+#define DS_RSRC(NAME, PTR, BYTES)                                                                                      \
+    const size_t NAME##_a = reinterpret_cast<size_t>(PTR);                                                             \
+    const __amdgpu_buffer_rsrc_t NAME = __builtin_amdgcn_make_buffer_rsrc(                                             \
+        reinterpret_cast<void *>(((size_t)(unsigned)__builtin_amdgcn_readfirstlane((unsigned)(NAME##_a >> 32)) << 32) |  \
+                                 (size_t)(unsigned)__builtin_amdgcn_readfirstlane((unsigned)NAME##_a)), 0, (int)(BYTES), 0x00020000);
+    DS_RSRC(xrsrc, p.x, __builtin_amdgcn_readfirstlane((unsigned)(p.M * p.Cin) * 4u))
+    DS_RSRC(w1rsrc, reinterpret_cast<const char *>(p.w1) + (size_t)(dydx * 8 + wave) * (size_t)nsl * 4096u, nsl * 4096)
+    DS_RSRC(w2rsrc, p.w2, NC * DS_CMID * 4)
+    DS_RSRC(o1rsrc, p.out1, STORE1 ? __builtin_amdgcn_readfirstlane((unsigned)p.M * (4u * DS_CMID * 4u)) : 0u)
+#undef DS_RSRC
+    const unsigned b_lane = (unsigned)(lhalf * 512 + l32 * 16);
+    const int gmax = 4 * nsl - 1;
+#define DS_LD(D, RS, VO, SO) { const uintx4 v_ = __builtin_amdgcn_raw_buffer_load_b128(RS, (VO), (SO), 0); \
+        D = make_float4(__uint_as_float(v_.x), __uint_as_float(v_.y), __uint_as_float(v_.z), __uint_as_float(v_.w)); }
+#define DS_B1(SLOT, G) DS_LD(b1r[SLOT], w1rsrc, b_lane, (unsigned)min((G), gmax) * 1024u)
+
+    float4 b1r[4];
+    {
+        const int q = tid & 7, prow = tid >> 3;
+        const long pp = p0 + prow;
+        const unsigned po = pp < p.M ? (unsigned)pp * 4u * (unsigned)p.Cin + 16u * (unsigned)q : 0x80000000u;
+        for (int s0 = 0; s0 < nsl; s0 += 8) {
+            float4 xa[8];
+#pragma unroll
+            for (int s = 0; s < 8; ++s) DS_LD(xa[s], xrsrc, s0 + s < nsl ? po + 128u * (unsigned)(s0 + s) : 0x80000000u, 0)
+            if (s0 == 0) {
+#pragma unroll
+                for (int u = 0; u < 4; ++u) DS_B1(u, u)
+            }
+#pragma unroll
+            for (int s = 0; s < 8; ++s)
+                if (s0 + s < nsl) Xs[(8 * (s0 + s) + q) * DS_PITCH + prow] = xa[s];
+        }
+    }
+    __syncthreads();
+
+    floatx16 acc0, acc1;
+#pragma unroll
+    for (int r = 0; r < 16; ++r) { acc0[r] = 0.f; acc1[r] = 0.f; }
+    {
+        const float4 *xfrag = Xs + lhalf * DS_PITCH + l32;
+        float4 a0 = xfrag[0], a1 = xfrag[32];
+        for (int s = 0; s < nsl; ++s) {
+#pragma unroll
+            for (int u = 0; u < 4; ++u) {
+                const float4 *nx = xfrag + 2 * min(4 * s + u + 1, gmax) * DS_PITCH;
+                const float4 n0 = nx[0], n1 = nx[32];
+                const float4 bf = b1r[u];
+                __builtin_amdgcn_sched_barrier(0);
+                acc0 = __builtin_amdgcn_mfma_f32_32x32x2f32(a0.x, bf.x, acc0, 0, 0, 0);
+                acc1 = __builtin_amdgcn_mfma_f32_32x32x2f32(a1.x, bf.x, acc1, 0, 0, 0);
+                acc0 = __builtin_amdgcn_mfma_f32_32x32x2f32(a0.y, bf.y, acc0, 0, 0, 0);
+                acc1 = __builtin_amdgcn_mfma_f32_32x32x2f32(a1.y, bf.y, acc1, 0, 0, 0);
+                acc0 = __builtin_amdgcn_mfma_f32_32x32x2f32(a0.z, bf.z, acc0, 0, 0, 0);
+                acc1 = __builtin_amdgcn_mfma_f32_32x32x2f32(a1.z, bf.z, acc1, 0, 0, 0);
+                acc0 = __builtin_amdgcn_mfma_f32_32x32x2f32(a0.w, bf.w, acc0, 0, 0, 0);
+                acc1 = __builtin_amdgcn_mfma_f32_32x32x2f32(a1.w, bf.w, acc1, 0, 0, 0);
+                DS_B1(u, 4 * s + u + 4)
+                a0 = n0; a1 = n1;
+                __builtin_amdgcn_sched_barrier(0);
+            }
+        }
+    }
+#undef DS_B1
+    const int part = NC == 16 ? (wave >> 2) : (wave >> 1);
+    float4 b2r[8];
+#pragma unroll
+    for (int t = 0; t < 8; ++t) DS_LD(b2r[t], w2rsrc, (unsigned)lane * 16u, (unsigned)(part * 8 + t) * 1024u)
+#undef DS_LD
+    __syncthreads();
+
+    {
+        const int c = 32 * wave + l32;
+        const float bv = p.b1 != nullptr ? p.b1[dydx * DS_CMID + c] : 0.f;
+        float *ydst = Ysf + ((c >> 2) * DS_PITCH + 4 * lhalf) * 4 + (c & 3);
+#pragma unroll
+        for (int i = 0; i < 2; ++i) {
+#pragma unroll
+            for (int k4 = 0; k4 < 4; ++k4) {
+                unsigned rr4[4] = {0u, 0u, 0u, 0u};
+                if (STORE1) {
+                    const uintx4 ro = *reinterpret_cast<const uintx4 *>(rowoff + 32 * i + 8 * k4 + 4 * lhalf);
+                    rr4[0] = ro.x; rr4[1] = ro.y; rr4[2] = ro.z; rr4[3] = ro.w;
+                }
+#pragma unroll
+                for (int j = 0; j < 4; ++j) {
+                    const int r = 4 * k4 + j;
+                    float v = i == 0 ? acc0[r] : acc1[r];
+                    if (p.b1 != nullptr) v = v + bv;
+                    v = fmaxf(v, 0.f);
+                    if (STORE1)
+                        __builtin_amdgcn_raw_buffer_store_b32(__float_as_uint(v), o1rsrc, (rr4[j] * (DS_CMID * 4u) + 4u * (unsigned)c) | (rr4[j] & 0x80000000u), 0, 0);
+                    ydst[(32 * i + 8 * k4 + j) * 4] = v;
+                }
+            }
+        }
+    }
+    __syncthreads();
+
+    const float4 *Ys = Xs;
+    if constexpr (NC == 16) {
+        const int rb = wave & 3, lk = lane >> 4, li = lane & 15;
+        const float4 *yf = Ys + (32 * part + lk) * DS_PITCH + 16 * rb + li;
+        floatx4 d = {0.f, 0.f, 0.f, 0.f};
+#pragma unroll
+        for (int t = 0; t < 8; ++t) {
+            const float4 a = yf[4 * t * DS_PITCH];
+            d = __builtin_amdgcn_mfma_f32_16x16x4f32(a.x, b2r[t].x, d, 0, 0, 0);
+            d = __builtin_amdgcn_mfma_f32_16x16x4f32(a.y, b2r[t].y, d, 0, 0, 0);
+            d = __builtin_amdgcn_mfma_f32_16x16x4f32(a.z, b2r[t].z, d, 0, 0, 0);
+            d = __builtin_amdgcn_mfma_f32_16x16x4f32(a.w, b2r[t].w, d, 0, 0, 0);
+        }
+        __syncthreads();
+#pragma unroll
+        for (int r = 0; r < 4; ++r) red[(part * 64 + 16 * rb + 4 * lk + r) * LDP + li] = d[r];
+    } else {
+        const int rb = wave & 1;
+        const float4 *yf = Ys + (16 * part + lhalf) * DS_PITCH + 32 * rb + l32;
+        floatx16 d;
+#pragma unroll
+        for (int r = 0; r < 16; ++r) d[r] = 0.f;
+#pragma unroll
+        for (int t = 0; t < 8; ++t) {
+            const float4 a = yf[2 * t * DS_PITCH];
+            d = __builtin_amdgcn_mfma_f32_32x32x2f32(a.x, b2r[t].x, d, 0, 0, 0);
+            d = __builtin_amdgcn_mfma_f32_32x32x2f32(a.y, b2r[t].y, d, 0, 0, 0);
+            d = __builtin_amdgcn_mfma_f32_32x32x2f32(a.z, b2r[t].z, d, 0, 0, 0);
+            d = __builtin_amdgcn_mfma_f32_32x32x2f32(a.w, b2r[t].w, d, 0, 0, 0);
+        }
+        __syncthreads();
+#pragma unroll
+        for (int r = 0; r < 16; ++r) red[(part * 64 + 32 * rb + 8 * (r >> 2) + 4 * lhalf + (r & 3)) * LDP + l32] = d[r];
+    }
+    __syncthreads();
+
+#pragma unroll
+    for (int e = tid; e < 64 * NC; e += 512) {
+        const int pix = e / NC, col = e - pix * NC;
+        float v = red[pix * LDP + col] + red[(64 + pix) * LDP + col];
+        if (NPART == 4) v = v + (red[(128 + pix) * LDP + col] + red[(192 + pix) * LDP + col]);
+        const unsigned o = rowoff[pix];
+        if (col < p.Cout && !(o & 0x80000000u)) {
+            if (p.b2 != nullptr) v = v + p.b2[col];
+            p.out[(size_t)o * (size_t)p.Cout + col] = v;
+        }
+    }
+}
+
——————————
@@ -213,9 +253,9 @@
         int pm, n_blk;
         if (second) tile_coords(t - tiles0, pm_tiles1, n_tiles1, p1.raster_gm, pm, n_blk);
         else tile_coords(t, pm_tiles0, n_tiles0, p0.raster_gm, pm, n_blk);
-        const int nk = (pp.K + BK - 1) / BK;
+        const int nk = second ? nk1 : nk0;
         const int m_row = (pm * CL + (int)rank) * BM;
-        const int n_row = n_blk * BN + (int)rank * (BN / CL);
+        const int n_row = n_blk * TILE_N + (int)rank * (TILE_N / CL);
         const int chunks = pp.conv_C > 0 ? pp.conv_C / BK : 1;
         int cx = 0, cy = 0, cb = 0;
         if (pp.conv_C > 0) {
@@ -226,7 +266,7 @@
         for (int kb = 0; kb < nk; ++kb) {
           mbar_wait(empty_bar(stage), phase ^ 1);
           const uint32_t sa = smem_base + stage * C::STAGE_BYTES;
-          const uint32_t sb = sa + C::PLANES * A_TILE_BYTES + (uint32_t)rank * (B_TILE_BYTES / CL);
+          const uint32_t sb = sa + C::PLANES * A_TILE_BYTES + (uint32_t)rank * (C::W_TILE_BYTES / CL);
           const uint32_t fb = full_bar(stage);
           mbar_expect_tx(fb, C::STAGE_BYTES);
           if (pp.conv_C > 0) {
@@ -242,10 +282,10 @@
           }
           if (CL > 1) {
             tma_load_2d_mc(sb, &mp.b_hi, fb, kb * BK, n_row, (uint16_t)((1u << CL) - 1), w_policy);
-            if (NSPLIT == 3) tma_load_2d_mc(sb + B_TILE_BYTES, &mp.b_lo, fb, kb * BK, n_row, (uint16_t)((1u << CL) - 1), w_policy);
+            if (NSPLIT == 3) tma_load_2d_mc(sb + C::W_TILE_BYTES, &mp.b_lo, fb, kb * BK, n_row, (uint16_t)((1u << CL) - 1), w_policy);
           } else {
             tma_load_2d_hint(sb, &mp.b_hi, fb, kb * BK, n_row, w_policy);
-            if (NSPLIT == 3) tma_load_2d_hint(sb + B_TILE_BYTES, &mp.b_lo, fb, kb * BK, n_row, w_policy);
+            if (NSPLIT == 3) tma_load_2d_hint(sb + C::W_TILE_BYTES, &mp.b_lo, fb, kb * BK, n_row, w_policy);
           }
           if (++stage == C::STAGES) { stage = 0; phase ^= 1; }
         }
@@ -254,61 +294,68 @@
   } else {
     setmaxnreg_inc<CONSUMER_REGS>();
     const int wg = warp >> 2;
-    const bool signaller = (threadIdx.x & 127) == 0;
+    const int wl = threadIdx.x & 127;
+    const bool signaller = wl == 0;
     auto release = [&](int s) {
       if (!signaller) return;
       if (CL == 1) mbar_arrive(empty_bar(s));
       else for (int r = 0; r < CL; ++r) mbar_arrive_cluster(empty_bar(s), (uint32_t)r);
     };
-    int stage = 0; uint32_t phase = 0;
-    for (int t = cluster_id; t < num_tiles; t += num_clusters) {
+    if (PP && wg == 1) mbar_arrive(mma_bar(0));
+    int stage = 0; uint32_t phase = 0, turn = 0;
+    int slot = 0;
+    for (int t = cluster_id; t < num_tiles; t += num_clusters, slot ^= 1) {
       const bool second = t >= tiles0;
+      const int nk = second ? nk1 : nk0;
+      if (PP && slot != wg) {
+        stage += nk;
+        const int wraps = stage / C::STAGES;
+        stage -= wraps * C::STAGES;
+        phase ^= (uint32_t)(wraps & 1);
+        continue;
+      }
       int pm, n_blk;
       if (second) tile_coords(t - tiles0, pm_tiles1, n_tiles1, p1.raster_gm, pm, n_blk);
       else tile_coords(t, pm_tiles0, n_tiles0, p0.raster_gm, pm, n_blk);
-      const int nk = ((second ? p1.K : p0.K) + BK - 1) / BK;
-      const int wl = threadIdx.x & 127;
——————————
REQUIRED WORK → The range runs from the line with "DS_RSRC(NAME, PTR, BYTES)" up to and including the line with "p.Cin) * 4u))" in the listing above; please write out exactly those lines and nothing more.

COMPLETED EXERCISE →
+#define DS_RSRC(NAME, PTR, BYTES)                                                                                      \
+    const size_t NAME##_a = reinterpret_cast<size_t>(PTR);                                                             \
+    const __amdgpu_buffer_rsrc_t NAME = __builtin_amdgcn_make_buffer_rsrc(                                             \
+        reinterpret_cast<void *>(((size_t)(unsigned)__builtin_amdgcn_readfirstlane((unsigned)(NAME##_a >> 32)) << 32) |  \
+                                 (size_t)(unsigned)__builtin_amdgcn_readfirstlane((unsigned)NAME##_a)), 0, (int)(BYTES), 0x00020000);
+    DS_RSRC(xrsrc, p.x, __builtin_amdgcn_readfirstlane((unsigned)(p.M * p.Cin) * 4u))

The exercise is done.